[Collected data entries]

· · · ·

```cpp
#define SRB_AGENT_SETUP \
    const double *x0 = x0g + 4 * (size_t)agent; \
    for (int i = tid; i < 4 * N; i += NTH) ref[i] = refg[(size_t)agent * 4 * N + i]; \
    for (int i = tid; i < 2 * C * N; i += NTH) foot[i] = footg[(size_t)agent * 2 * C * N + i]; \
    if (prm.use_nlp && tid < K) sel[tid] = sel_g[(size_t)agent * K + tid]; \
    for (int i = tid; i < (int)(xs - R) + 2 * n4; i += NTH) R[i] = 0.0; \
    for (int i = tid; i < NK4; i += NTH) zo[i] = 0.0; \
    SYNC(); \
    STAMP_END(23);                  \
    if (prm.use_nlp) { SRB_AGENT_OBSTACLES; } \
    STAMP_END(24);                  \
     \
    if (tid == 0) { \
        double X[4] = {x0[0], x0[1], x0[2], x0[3]}; \
        for (int k = 0; k < N; k++) { \
            const double u0 = foot[(k * 2 + 0) * C + C - 1], u1 = foot[(k * 2 + 1) * C + C - 1]; \
            double Xn[4]; \
            for (int d = 0; d < 4; d++) \
                Xn[d] = prm.Ad[d * 4] * X[0] + prm.Ad[d * 4 + 1] * X[1] + prm.Ad[d * 4 + 2] * X[2] + prm.Ad[d * 4 + 3] * X[3] + \
                        prm.Bd[d * 2] * u0 + prm.Bd[d * 2 + 1] * u1; \
            for (int d = 0; d < 4; d++) { X[d] = Xn[d]; xb[4 * k + d] = Xn[d]; } \
            xb[4 * N + 2 * k] = u0; xb[4 * N + 2 * k + 1] = u1; \
            for (int j = 0; j < C; j++) xb[6 * N + C * k + j] = (j == C - 1) ? 1.0 : 0.0; \
        } \
        xb[n - 1] = 0.0; \
    } \
    for (int cg = tid; cg < nz - 1; cg += NTH) {    \
        const int j = cg / (C - 1), t = cg % (C - 1), col = cg + 1; \
        double lam[4]; \
        const int is_null = lambda_basis(foot + j * 2 * C, C, t, lam); \
        double g0 = 0.0, g1 = 0.0; \
        if (!is_null) \
            _Pragma("unroll") for (int i = 0; i < 4; i++) \
                if (i < C) { g0 += foot[(j * 2 + 0) * C + i] * lam[i]; g1 += foot[(j * 2 + 1) * C + i] * lam[i]; } \
        _Pragma("unroll") for (int i = 0; i < 4; i++) if (i < C) R[TL.zr(6 * N + C * j + i) * LDR + col] = lam[i]; \
        R[TL.zr(4 * N + 2 * j) * LDR + col] = g0; \
        R[TL.zr(4 * N + 2 * j + 1) * LDR + col] = g1; \
        double v[4]; \
        for (int d = 0; d < 4; d++) v[d] = prm.Bd[d * 2] * g0 + prm.Bd[d * 2 + 1] * g1; \
        for (int k = j; k < N; k++) { \
            for (int d = 0; d < 4; d++) R[(4 * k + d) * LDR + col] = v[d]; \
            double tt[4]; \
            for (int d = 0; d < 4; d++) tt[d] = prm.Ad[d * 4] * v[0] + prm.Ad[d * 4 + 1] * v[1] + prm.Ad[d * 4 + 2] * v[2] + prm.Ad[d * 4 + 3] * v[3]; \
            for (int d = 0; d < 4; d++) v[d] = tt[d]; \
        } \
    } \
    if (tid == 0) R[TL.zr(n - 1) * LDR] = 1.0; \
    SYNC(); \
    STAMP_END(25);                  \
     \
    if (tid < NE) { \
        const int i = tid >> 1, d = tid & 1, pp = 4 * i + 2 * d, uu = 4 * N + 2 * (i + 1) + d; \
        for (int a = 0; a < NZL; a++) Rt[tid * LDR + a] = R[pp * LDR + a] - R[TL.zr(uu) * LDR + a]; \
    } \
    for (int v = tid; v < n; v += NTH) xs[v] = xb[v]; \
    do {} while (0)

#define SRB_AGENT_OBSTACLES \
     \
    { \
        double ox_[TS], oy_[TS]; \
        _Pragma("unroll") for (int t = 0; t < TS; t++) { \
            const int e = tid + NTH * t; \
            ox_[t] = oy_[t] = 0.0; \
            if (e < NK) { \
                const int k = e / K, j = e - k * K; \
                const bool st = j < prm.K_obs; \
                const int bi = sel[j]; \
                const double tt = st ? 0.0 : prm.Ts * (k + 1); \
                const size_t bj = (bi >= 0) ? bi : 0; \
                if (nbr_plan) {    \
                     \
                    const double *srcp = st ? obstacles + 2 * bj : nbr_plan + 2 * (bj * (size_t)N + k); \
                    ox_[t] = (bi >= 0) ? srcp[0] : x0[0] + 1000.0; \
                    oy_[t] = (bi >= 0) ? srcp[1] : x0[2]; \
                } else { \
                    const double *srcp = st ? obstacles + 2 * bj : nbr_state + 4 * bj; \
                     \
                    ox_[t] = (bi >= 0) ? srcp[0] + (st ? 0.0 : srcp[2] * tt) : x0[0] + 1000.0; \
                    oy_[t] = (bi >= 0) ? srcp[1] + (st ? 0.0 : srcp[3] * tt) : x0[2]; \
                } \
                if (MV && obs_vel) {    \
                     \
                     \
                     \
                    _Pragma("clang fp contract(off)") \
                    if (st && bi >= 0) { \
                        const double tk = prm.Ts * (k + 1); \
                        ox_[t] = obstacles[2 * bj] + obs_vel[2 * bj] * tk; \
                        oy_[t] = obstacles[2 * bj + 1] + obs_vel[2 * bj + 1] * tk; \
                    } \
                } \
            } \
        } \
        _Pragma("unroll") for (int t = 0; t < TS; t++) { \
            const int e = tid + NTH * t; \
            if (e < NK) { obs[2 * e] = ox_[t]; obs[2 * e + 1] = oy_[t]; } \
        } \
        if (tid < K) eps[tid] = (tid < prm.K_obs) ? prm.eps_obs : prm.eps_nbr; \
         \
         \
         \
        if (MV && obs_eps) { if (tid < prm.K_obs && sel[tid] >= 0) eps[tid] = obs_eps[sel[tid]]; } \
         \
// ... 521 lines not shown
```
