@@ -816,12 +931,35 @@
   fe_store(out + g, t);
 }
 
-static stark_status full_table(stark_ctx* ctx, const Twiddles& tw_c, uint32_t log_r, bool scaled, hipStream_t stream,
+__global__ void fused_tw_kernel(const fe* __restrict__ lo, const fe* __restrict__ hi, uint32_t kb, uint32_t log_n,
+                                fe scale, int do_scale, fe* __restrict__ out) {
+  const uint64_t g = (uint64_t)blockIdx.x * blockDim.x + threadIdx.x;
+  if (g >> log_n) return;
+  const uint32_t log_ns = log_n - 16;
+  const uint32_t tid = (uint32_t)g & 255, kk = ((uint32_t)g >> 8) & 3;
+  const uint64_t j = ((g >> 10) << 2) + (tid & 3);
+  const uint32_t q = tid >> 2, k1 = q & 15;
+  const uint32_t r1 = __builtin_bitreverse32(((q >> 4) << 2) + kk) >> 28;
+  const uint64_t c = j & (((uint64_t)1 << log_ns) - 1), rp = j >> log_ns;
+  const uint64_t e = (((uint64_t)(r1 * k1) << (log_n - 8)) + (c + ((uint64_t)k1 << log_ns)) * rp) &
+                     (((uint64_t)1 << log_n) - 1);
+  fe t = fe_mul(lo[e & (((uint64_t)1 << kb) - 1)], hi[e >> kb]);
+  if (do_scale) t = fe_mul(t, scale);
+  fe_store(out + g, t);
+}
+
+static stark_status full_table(stark_ctx* ctx, const Twiddles& tw_c, uint32_t kind, bool scaled, hipStream_t stream,
                                const fe** out) {
   Twiddles& tw = const_cast<Twiddles&>(tw_c);
   fe*& slot = scaled ? tw.d_full_s : tw.d_full;
   const int d = scaled ? 1 : 0;
   (scaled ? tw.full_s_used : tw.full_used) = ++ctx->cache_clock;
+  if (slot && tw.full_kind[d] != kind) {
+    STARK_HIP(ctx, hipDeviceSynchronize());
+    hipFree(slot);
+    slot = nullptr;
+    tw.full_fill[d] = nullptr;
+  }
   if (!slot) {
     const uint64_t n = (uint64_t)1 << tw.log_n;
     void* p = nullptr;
@@ -830,15 +968,44 @@
       *out = nullptr;
       return STARK_OK;
     }
-    hipLaunchKernelGGL(full_tw_kernel, dim3((unsigned)((n + 255) / 256)), dim3(256), 0, stream, tw.d_lo, tw.d_hi,
-                       tw.kb, log_r, n, to_dev(tw.inv_n), scaled ? 1 : 0, (fe*)p);
+    if (kind == Twiddles::kFullFused)
+      hipLaunchKernelGGL(fused_tw_kernel, dim3((unsigned)((n + 255) / 256)), dim3(256), 0, stream, tw.d_lo, tw.d_hi,
+                         tw.kb, tw.log_n, to_dev(tw.inv_n), scaled ? 1 : 0, (fe*)p);
+    else
+      hipLaunchKernelGGL(full_tw_kernel, dim3((unsigned)((n + 255) / 256)), dim3(256), 0, stream, tw.d_lo, tw.d_hi,
+                         tw.kb, kind, n, to_dev(tw.inv_n), scaled ? 1 : 0, (fe*)p);
     STARK_HIP(ctx, hipGetLastError());
     STARK_TRY(fill_mark(ctx, tw.full_ev[d], tw.full_fill[d], stream));
     slot = (fe*)p;
+    tw.full_kind[d] = kind;
   } else {
     STARK_TRY(fill_wait(ctx, tw.full_ev[d], tw.full_fill[d], stream));
   }
   *out = slot;
+  return STARK_OK;
+}
+
+static stark_status res_table(stark_ctx* ctx, Twiddles& tw, uint32_t m) {
+  if (m > 12 || m > tw.log_n) return STARK_ERR_BAD_ARG;
+  if (tw.d_res[m]) return STARK_OK;
+  const FieldHost& F = FieldHost::get();
+  const size_t cnt = (size_t)1 << m;
+  std::vector<uint32_t> h(72 * cnt);
+  const HostFp wm = F.pow_u64(tw.root, (uint64_t)1 << (tw.log_n - m));
+  HostFp a = F.one();
+  for (size_t e = 0; e < cnt; ++e) {
+    db_table(a, &h[72 * e]);
+    a = F.mul(a, wm);
+  }
+  void* d = nullptr;
+  if (hipMalloc(&d, h.size() * sizeof(uint32_t)) != hipSuccess) return STARK_ERR_OOM;
+  const hipError_t e = hipMemcpy(d, h.data(), h.size() * sizeof(uint32_t), hipMemcpyHostToDevice);
+  if (e != hipSuccess) {
+    hipFree(d);
+    return hip_fail(ctx, e, "hipMemcpy(residual table)");
+  }
+  tw.d_res[m] = (uint32_t*)d;
+  tw.base_bytes += h.size() * sizeof(uint32_t);
   return STARK_OK;
 }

· · · ·

### Task prompt
Please go over the data above and tally every line holding "scaled"; reply only with the count.

### Expected answer
8